* [Task description]
Pull every line that holds the word "Tensors" from the entries.
-- Supplied entries follows --
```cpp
int pack_weights_f32(const Geom &g, const PackDims &pd, const float *weight, float *wp, float *wq,
                     hipStream_t stream);
size_t fwd_tail_bytes(const Geom &g);
constexpr int kTailMaxPerCu = 5;
void fwd_tail_plan(const Geom &g, int tiles, int slots, int *full_tiles, int *ways, int *n_hi);
int fwd_tail_reduce_launch(int BM, int BN, const Geom &g, const float *part, const float *bias, float *output, int ntm,
                           int tail_tiles, int full_tiles, int ways, int n_hi, hipStream_t stream);
int mfma_forward_f32(const Geom &g, const PackDims &pd, const Tensors &t, const float *wp, float *part,
                     hipStream_t stream);
bool geom_canon3x3_selected(const Geom &g);
bool fwd_channels_last(const Geom &g);
size_t fwd_cl_bytes(const Geom &g);
int mfma_forward_cl_f32(const Geom &g, const PackDims &pd, const Tensors &t, const float *wp, float *part,
                        float *xt, hipStream_t stream);
int mfma_bwd_weight_f32(const Geom &g, const BwdDims &bd, const Tensors &t, const float *ga,
                        const int *table, float *part, const float *bias_part, const float *xt,
                        hipStream_t stream);
int mfma_bwd_weight_cl_launch(const Geom &g, const BwdDims &bd, const float *xt, const float *ga,
                              const int *table, float *part, hipStream_t stream);
// ... 29 lines not shown
```

Measured before the change: 73.47 GSamples/s.

## Reread kernel args from kernarg segment to cut SGPR pressure in bwd-data kernel

Packs the bwd-data kernel parameters into one struct and, instead of keeping them live in scalar registers, re-reads them from the kernarg segment pointer at each use site behind an opaque asm barrier. The A-fragment offset is also made a running scalar counter when the output-chunk count is a compile-time constant, and the tile/gout load is moved before the tap-state update. The aim is to lower scalar register pressure and spills in the main loop, at the cost of extra scalar memory loads of the arguments.

```diff
diff --git a/modulated_deform_conv_amd/csrc/mfma_bwd_data.hip b/modulated_deform_conv_amd/csrc/mfma_bwd_data.hip
--- a/modulated_deform_conv_amd/csrc/mfma_bwd_data.hip
+++ b/modulated_deform_conv_amd/csrc/mfma_bwd_data.hip
@@ -68,13 +68,19 @@
 
 
 
+
+struct Gemm1Args {
+  Geom g;
+  BwdDims bd;
+  const float *input, *gout, *wq, *offset, *mask;
+  float *gcol, *grad_offset, *grad_mask, *ga, *bias_part;
+  int *cnt, *table;
+  const float *xt;
+  int ntiles, n_full, n_tail, tpw;
+};
+
 template <int ND, bool MOD, int WAVES_C, int QPQ, bool CL, typename GP = GeomRuntime>
-__global__ __launch_bounds__(256, 2) void mfma_bwd_data_kernel(
-    Geom g_arg, BwdDims bd, const float *__restrict__ input, const float *__restrict__ gout,
-    const float *__restrict__ wq, const float *__restrict__ offset, const float *__restrict__ mask,
-    float *__restrict__ gcol, float *__restrict__ grad_offset, float *__restrict__ grad_mask,
-    float *__restrict__ ga, float *__restrict__ bias_part, int *__restrict__ cnt,
-    int *__restrict__ table, const float *__restrict__ xt, int ntiles, int n_full, int n_tail, int tpw) {
+__global__ __launch_bounds__(256, 2) void mfma_bwd_data_kernel(Gemm1Args) {
   constexpr int NC = 1 << ND, NP = NC / 2;
   constexpr int MB = 2;
   constexpr int WAVES_P = 4 / WAVES_C;
@@ -84,46 +90,50 @@
   constexpr int HS = NBATCH / 2, CPS = NC / HS;
   constexpr int kOob = 0x7ffffff0;
   static_assert(!GP::kFixed || (ND == 2 && MOD && QPQ > 0), "the canonical geometry is 2-D, modulated, one conv group");
-  const auto &g = GP::view(g_arg);
   extern __shared__ __attribute__((aligned(16))) float smem[];
-  const int T_o = bd.ochunks;
+  const Gemm1Args *kp0 = kernarg_reread<Gemm1Args>();
+  const auto &g0 = GP::view(kp0->g);
+  const int K = g0.K, C = g0.C;
+  const int T_o = QPQ > 0 ? QPQ * NBATCH * 4 : kp0->bd.ochunks;
   const int gpitch = T_o * 16 + 4;
   float *Gs = smem;
   float *red = smem + BNP * gpitch;
-  const int kTapGroup = bd.tap_group;
 
   const int tid = threadIdx.x, lane = tid & 63, kh = lane >> 5;
   const int wave = __builtin_amdgcn_readfirstlane(tid >> 6);
   const int wc = wave / WAVES_P, wp = wave % WAVES_P;
 
   int u0, u1;
-  if ((int)blockIdx.x < n_full) {
-    u0 = xcd_remap(blockIdx.x, n_full) * g.K * tpw;
-    u1 = u0 + g.K * tpw;
-  } else {
-    const int j = xcd_remap(blockIdx.x - n_full, n_tail);
-    const int64_t tail_units = (int64_t)(ntiles - n_full * tpw) * g.K;
-    u0 = n_full * tpw * g.K + (int)(tail_units * j / n_tail);
-    u1 = n_full * tpw * g.K + (int)(tail_units * (j + 1) / n_tail);
+  {
+    const int n_full = kp0->n_full, n_tail = kp0->n_tail, tpw = kp0->tpw;
+    if ((int)blockIdx.x < n_full) {
+      u0 = xcd_remap(blockIdx.x, n_full) * K * tpw;
+      u1 = u0 + K * tpw;
+    } else {
+      const int j = xcd_remap(blockIdx.x - n_full, n_tail);
+      const int64_t tail_units = (int64_t)(kp0->ntiles - n_full * tpw) * K;
+      u0 = n_full * tpw * K + (int)(tail_units * j / n_tail);
+      u1 = n_full * tpw * K + (int)(tail_units * (j + 1) / n_tail);
+    }
   }
   if (u0 >= u1) return;
 
-  const int passes = bd.cblks_q / (2 * WAVES_C);
+  const int passes = kp0->bd.cblks_q / (2 * WAVES_C);
   const int iters = (u1 - u0) * passes;
   const int nquads = T_o / 4;
-  const bool per_block = g.DG > 1;
-  const int nblk = per_block ? passes * WAVES_C : WAVES_C;
-  const int bpd = per_block ? g.Cdg / 64 : nblk;
+  const bool per_block = g0.DG > 1;
   const int frag_bytes = 64 * 16;
-  const int chunk_bytes = bd.cblks_q * 2 * frag_bytes;
-  const rsrc_t r_in = make_rsrc(CL ? xt : input, (size_t)g.B * g.C * g.S_i * 4);
-  const rsrc_t r_wq = make_rsrc(wq, (size_t)g.K * T_o * chunk_bytes);
-  const rsrc_t r_gc = make_rsrc(gcol, (size_t)g.B * g.C * g.K * g.S_o * 4);
+  const int chunk_bytes = kp0->bd.cblks_q * 2 * frag_bytes;
+  const int S_i4 = CL ? 0 : g0.S_i * 4;
+  const int red_floats = kp0->bd.red_floats;
+  const rsrc_t r_in = make_rsrc(CL ? kp0->xt : kp0->input, (size_t)g0.B * g0.C * g0.S_i * 4);
+  const rsrc_t r_wq = make_rsrc(kp0->wq, (size_t)g0.K * T_o * chunk_bytes);
+  const rsrc_t r_gc = make_rsrc(kp0->gcol, (size_t)g0.B * g0.C * g0.K * g0.S_o * 4);
   const int a_lane = lane * 16;
   const float *Bb = Gs + (wp * 32 + (lane & 31)) * gpitch + 4 * kh;
   constexpr int kStRow = 2 * NC + 4;
-  float *Pk = red + bd.red_floats + wave * (32 * 64);
-  int *St = reinterpret_cast<int *>(red + bd.red_floats + 4 * 32 * 64) + wave * (32 * kStRow);
+  float *Pk = red + red_floats + wave * (32 * 64);
+  int *St = reinterpret_cast<int *>(red + red_floats + 4 * 32 * 64) + wave * (32 * kStRow);
   const int gl_p = lane >> 2, gl_j = lane & 3;
   auto pk_swz = [](int p) { return ((p & 3) << 2) | ((p >> 2) & 3); };
   if (CL) {
@@ -131,8 +141,8 @@
     for (int i = lane; i < 32 * kStRow; i += 64) St[i] = kOob;
   }
 
-  auto krange = [&](int pass, int &q_lo, int &q_n) {
-    if (g.G == 1) { q_lo = 0; q_n = nquads; return; }
+  auto krange = [&](const Geom &g, int pass, int &q_lo, int &q_n) {
+    if (QPQ > 0 || g.G == 1) { q_lo = 0; q_n = nquads; return; }
     const int cb = (pass * WAVES_C + wc) * 64;
     const int c_lo = min(cb, g.C - 1), c_hi = min(cb + 63, g.C - 1);
     const int o_lo = (c_lo / g.Cg) * g.Og, o_hi = (c_hi / g.Cg + 1) * g.Og;
@@ -143,7 +153,17 @@
     return (tap * T_o + q_lo * 4) * chunk_bytes + ((pass * WAVES_C + wc) * 2) * 2 * frag_bytes;
   };
   int a_cur = 0, n_cur = 0, a_nxt = 0, b_cur = 0;
-  auto a_off = [&](int t) { return t < n_cur ? a_cur + t * chunk_bytes : a_nxt + (t - n_cur) * chunk_bytes; };
+  int a_run = 0;
+  auto a_off = [&](int t) {
+    if (QPQ > 0) {
+      if (t == T_o) a_run = a_nxt;
+      const int so = a_run;
+      a_run += chunk_bytes;
+      asm("" : "+s"(a_run));
+      return so;
+    }
+    return t < n_cur ? a_cur + t * chunk_bytes : a_nxt + (t - n_cur) * chunk_bytes;
+  };
   auto load_a = [&](float4 (&ra)[MB][2], int soff) {
 #pragma unroll
     for (int i = 0; i < MB; ++i)
@@ -154,8 +174,9 @@
   float4 ra0[MB][2], ra1[MB][2], ra2[MB][2], ra3[MB][2];
   {
     int q_lo, q_n;
-    krange(0, q_lo, q_n);
-    a_cur = a_base(u0 % g.K, 0, q_lo);
+    krange(g0, 0, q_lo, q_n);
+    a_cur = a_base(u0 % K, 0, q_lo);
+    a_run = a_cur;
     n_cur = 4;
     load_a(ra0, a_off(0));
     load_a(ra1, a_off(1));
@@ -163,7 +184,7 @@
   }
 
   struct Pix { int n0, b, pix; bool live; int oc[ND]; };
-  auto pix_of_tile = [&](int tile, Pix &px) {
+  auto pix_of_tile = [&](const Geom &g, int tile, Pix &px) {
     px.n0 = tile * BNP;
     const int n_raw = px.n0 + wp * 32 + (lane & 31);
     px.live = n_raw < g.N;
@@ -173,10 +194,10 @@
     out_coords<ND>(g, px.pix, px.oc);
   };
   Pix pc, pp;
-  pix_of_tile(u0 / g.K, pc);
+  pix_of_tile(g0, u0 / K, pc);
   pp = pc;
 
-  auto load_gout_tile = [&](int tile) {
+  auto load_gout_tile = [&](const Geom &g, const float *gout, int tile) {
     const int j = tid % BNP, osub = tid / BNP;
     constexpr int OSTEP = 256 / BNP;
     const int n_t = min(tile * BNP + j, g.N - 1);
@@ -195,8 +216,7 @@
   constexpr int PGS = BNP / 4;
   constexpr int OPR = 256 / PGS;
   constexpr int kPre = 8;
-  const bool gout_vec = (g.S_o & 3) == 0 && (reinterpret_cast<uintptr_t>(gout) & 15) == 0;
-  auto load_gout_tile_vec = [&](int tile) {
+  auto load_gout_tile_vec = [&](const Geom &g, const float *gout, int tile) {
     const int Opad = T_o * 16;
     const int rounds = (Opad + OPR - 1) / OPR;
     const int j4 = (tid % PGS) * 4;
@@ -226,8 +246,10 @@
     }
   };
 
-  auto emit_ga = [&](int tile) {
+  auto emit_ga = [&](const Gemm1Args *kp, const Geom &g, int tile) {
     constexpr int NCH = BNP / 16;
+    const BwdDims &bd = kp->bd;
+    float *ga = kp->ga, *bias_part = kp->bias_part;
     const int Opad = T_o * 16;
     const int total = NCH * bd.mblks * 2 * 64;
     for (int i = tid; i < total; i += 256) {
@@ -279,7 +301,9 @@
 #pragma unroll
     for (int r = 0; r < 16; ++r) accp[i][r] = 0.f;
 
-  auto new_tap_state = [&](int tapp, int dgp, bool count) {
+  auto new_tap_state = [&](const Gemm1Args *kp, const Geom &g, int tapp, int dgp, bool count) {
+    const BwdDims &bd = kp->bd;
+    int *cnt = kp->cnt, *table = kp->table;
     int tcd[ND];
     tap_coords<ND>(g, tapp, tcd);
     TapCoef<ND, float> tc;
@@ -367,7 +391,7 @@
     if (CL) {
       const int pxl = (q / HS) * 16 + gl_p;
       const int *st = St + pxl * kStRow + (q % HS) * CPS;
-      const bool full = cbase_p + 64 <= g.C;
+      const bool full = cbase_p + 64 <= C;
       if (full) {
 #pragma unroll
         for (int c = 0; c < CPS; ++c) {
@@ -385,7 +409,7 @@
           const int o = st[c] + 16 * gl_j;
 #pragma unroll
           for (int k = 0; k < 4; ++k) {
-            const float4 x = buf_load4(r_in, cbase_p + 16 * k + 4 * gl_j < g.C ? o + 64 * k : kOob, cbase_p * 4);
+            const float4 x = buf_load4(r_in, cbase_p + 16 * k + 4 * gl_j < C ? o + 64 * k : kOob, cbase_p * 4);
             float *d = v.f + (c * 4 + k) * 4;
             d[0] = x.x; d[1] = x.y; d[2] = x.z; d[3] = x.w;
           }
@@ -396,7 +420,7 @@
       for (int rr = 0; rr < RB; ++rr) {
         const int r = r0 + rr;
         const int cu = cbase_p + mb * 32 + (r & 3) + 8 * (r >> 2);
-        const int cs = min(cu, g.C - 5) * g.S_i * 4;
+        const int cs = min(cu, C - 5) * S_i4;
 #pragma unroll
         for (int pi = 0; pi < NP; ++pi) {
           const float2 x = buf_load2(r_in, voff[pi], cs);
@@ -411,7 +435,7 @@
       const int pxl = (q / HS) * 16 + gl_p, cp = q % HS;
       int *st = St + pxl * kStRow;
       const int swz = pk_swz(pxl);
-      const bool full = cbase_p + 64 <= g.C;
+      const bool full = cbase_p + 64 <= C;
       float4 gc[4];
 #pragma unroll
       for (int k = 0; k < 4; ++k)
@@ -420,7 +444,7 @@
         const int gv = st[NC] + 16 * gl_j;
 #pragma unroll
         for (int k = 0; k < 4; ++k)
-          buf_store4(r_gc, (full || cbase_p + 16 * k + 4 * gl_j < g.C) ? gv + 64 * k : kOob, cbase_p * 4,
+          buf_store4(r_gc, (full || cbase_p + 16 * k + 4 * gl_j < C) ? gv + 64 * k : kOob, cbase_p * 4,
                      gc[k].x, gc[k].y, gc[k].z, gc[k].w);
       }
       float s[CPS];
@@ -450,7 +474,7 @@
 #pragma unroll
     for (int gq = 0; gq < RB / 4; ++gq) {
       const int cu4 = cbase_p + mb * 32 + 8 * ((r0 >> 2) + gq);
-      const int vo = cu4 < g.C ? gc_voff : kOob;
+      const int vo = cu4 < C ? gc_voff : kOob;
       buf_store4(r_gc, vo, cu4 * 4, accp[mb][r0 + 4 * gq], accp[mb][r0 + 4 * gq + 1],
                  accp[mb][r0 + 4 * gq + 2], accp[mb][r0 + 4 * gq + 3]);
     }
@@ -509,8 +533,14 @@
     }
   };
 
-  int grp_lo = (u0 % g.K) % kTapGroup;
+  int grp_lo = (u0 % K) % kp0->bd.tap_group;
   auto finish_tap = [&](int tapp, int blk, bool flush_ok, bool last) {
+    const Gemm1Args *kp = kernarg_reread<Gemm1Args>();
+    const auto &g = GP::view(kp->g);
+    const int kTapGroup = kp->bd.tap_group;
+    const int nblk = per_block ? passes * WAVES_C : WAVES_C;
+    const int bpd = per_block ? g.Cdg / 64 : nblk;
+    float *grad_offset = kp->grad_offset, *grad_mask = kp->grad_mask;
     float goff[ND], gm = 0.f;
     {
       constexpr int L = ND - 1;
@@ -548,7 +578,7 @@
       for (int a = 0; a < ND; ++a) goff[a] += __shfl_xor(goff[a], 32, 64);
       gm += __shfl_xor(gm, 32, 64);
     }
-    if (bd.red_floats == 0) {
+    if (red_floats == 0) {
       if (kh == 0 && pp.live) {
         const int64_t ob = ((int64_t)pp.b * (ND * g.K) + ND * tapp) * g.S_o + pp.pix;
 #pragma unroll
@@ -570,7 +600,7 @@
       for (int a = 0; a < ND; ++a) rp[a * BNP] = goff[a];
       rp[ND * BNP] = gm;
     }
-    if (flush_ok && (slot == kTapGroup - 1 || tapp == g.K - 1 || last)) {
+    if (flush_ok && (slot == kTapGroup - 1 || tapp == K - 1 || last)) {
       __syncthreads();
       const int tap0 = tapp - slot;
       const int per_slot = g.DG * (ND + 1) * BNP;
@@ -631,26 +661,34 @@
 
   int tile_c = -1;
   int tapp = 0, passp = 0;
-  int tile = u0 / g.K, tap = u0 - tile * g.K, pass = 0;
+  int tile = u0 / K, tap = u0 - tile * K, pass = 0;
   for (int it = 0; it < iters; ++it) {
+    if (tile != tile_c) {
+      const Gemm1Args *kt = kernarg_reread<Gemm1Args>();
+      const auto &gt = GP::view(kt->g);
+      if (tile_c >= 0) __syncthreads();
+      const float *gout = kt->gout;
+      const bool gout_vec = (gt.S_o & 3) == 0 && (reinterpret_cast<uintptr_t>(gout) & 15) == 0;
+      if (gout_vec) load_gout_tile_vec(gt, gout, tile);
+      else load_gout_tile(gt, gout, tile);
+      pix_of_tile(gt, tile, pc);
+      tile_c = tile;
+      __syncthreads();
+      if (tap == 0 && pass == 0) emit_ga(kt, gt, tile);
+    }
+    const Gemm1Args *kp = kernarg_reread<Gemm1Args>();
+    const auto &g = GP::view(kp->g);
     if (it > 0 && (passp == 0 || per_block)) {
       const int blk = passp * WAVES_C + wc;
-      if (per_block) new_tap_state(tapp, min(blk * 64, g.C - 1) / g.Cdg, blk % bpd == 0 && blk * 64 < g.C);
-      else new_tap_state(tapp, 0, wc == 0);
-    }
-    if (tile != tile_c) {
-      if (tile_c >= 0) __syncthreads();
-      if (gout_vec) load_gout_tile_vec(tile);
-      else load_gout_tile(tile);
-      pix_of_tile(tile, pc);
-      tile_c = tile;
-      __syncthreads();
-      if (tap == 0 && pass == 0) emit_ga(tile);
+      const int bpd = per_block ? g.Cdg / 64 : WAVES_C;
+      if (per_block) new_tap_state(kp, g, tapp, min(blk * 64, C - 1) / g.Cdg, blk % bpd == 0 && blk * 64 < C);
+      else new_tap_state(kp, g, tapp, 0, wc == 0);
     }
     if (pass == 0 || per_block) {
-      const int dg = per_block ? min((pass * WAVES_C + wc) * 64, g.C - 1) / g.Cdg : 0;
+      const int dg = per_block ? min((pass * WAVES_C + wc) * 64, C - 1) / g.Cdg : 0;
       const int64_t seg = (int64_t)pc.b * g.DG + dg;
       const int64_t ob = (seg * (ND * g.K) + ND * tap) * g.S_o + pc.pix;
+      const float *offset = kp->offset, *mask = kp->mask;
 #pragma unroll
       for (int a = 0; a < ND; ++a) delta_n[a] = offset[ob + (int64_t)a * g.S_o];
       if (MOD) m_n = mask[(seg * g.K + tap) * g.S_o + pc.pix];
@@ -658,13 +696,14 @@
     int nq;
     {
       int q_lo, tn = tap, pn = pass + 1;
-      krange(pass, q_lo, nq);
+      krange(g, pass, q_lo, nq);
       a_cur = a_base(tap, pass, q_lo);
+      a_run = a_cur + 3 * chunk_bytes;
       n_cur = nq * 4;
       b_cur = q_lo * 64;
-      if (pn == passes) { pn = 0; tn = tap + 1 == g.K ? 0 : tap + 1; }
+      if (pn == passes) { pn = 0; tn = tap + 1 == K ? 0 : tap + 1; }
       int q_lo2, nq2;
-      krange(pn, q_lo2, nq2);
+      krange(g, pn, q_lo2, nq2);
       a_nxt = a_base(tn, pn, q_lo2);
     }
     const int cbase_p = (passp * WAVES_C + wc) * 64;
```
-- Supplied entries concluded --
* [Exercise output]
int mfma_forward_f32(const Geom &g, const PackDims &pd, const Tensors &t, const float *wp, float *part,
int mfma_forward_cl_f32(const Geom &g, const PackDims &pd, const Tensors &t, const float *wp, float *part,
int mfma_bwd_weight_f32(const Geom &g, const BwdDims &bd, const Tensors &t, const float *ga,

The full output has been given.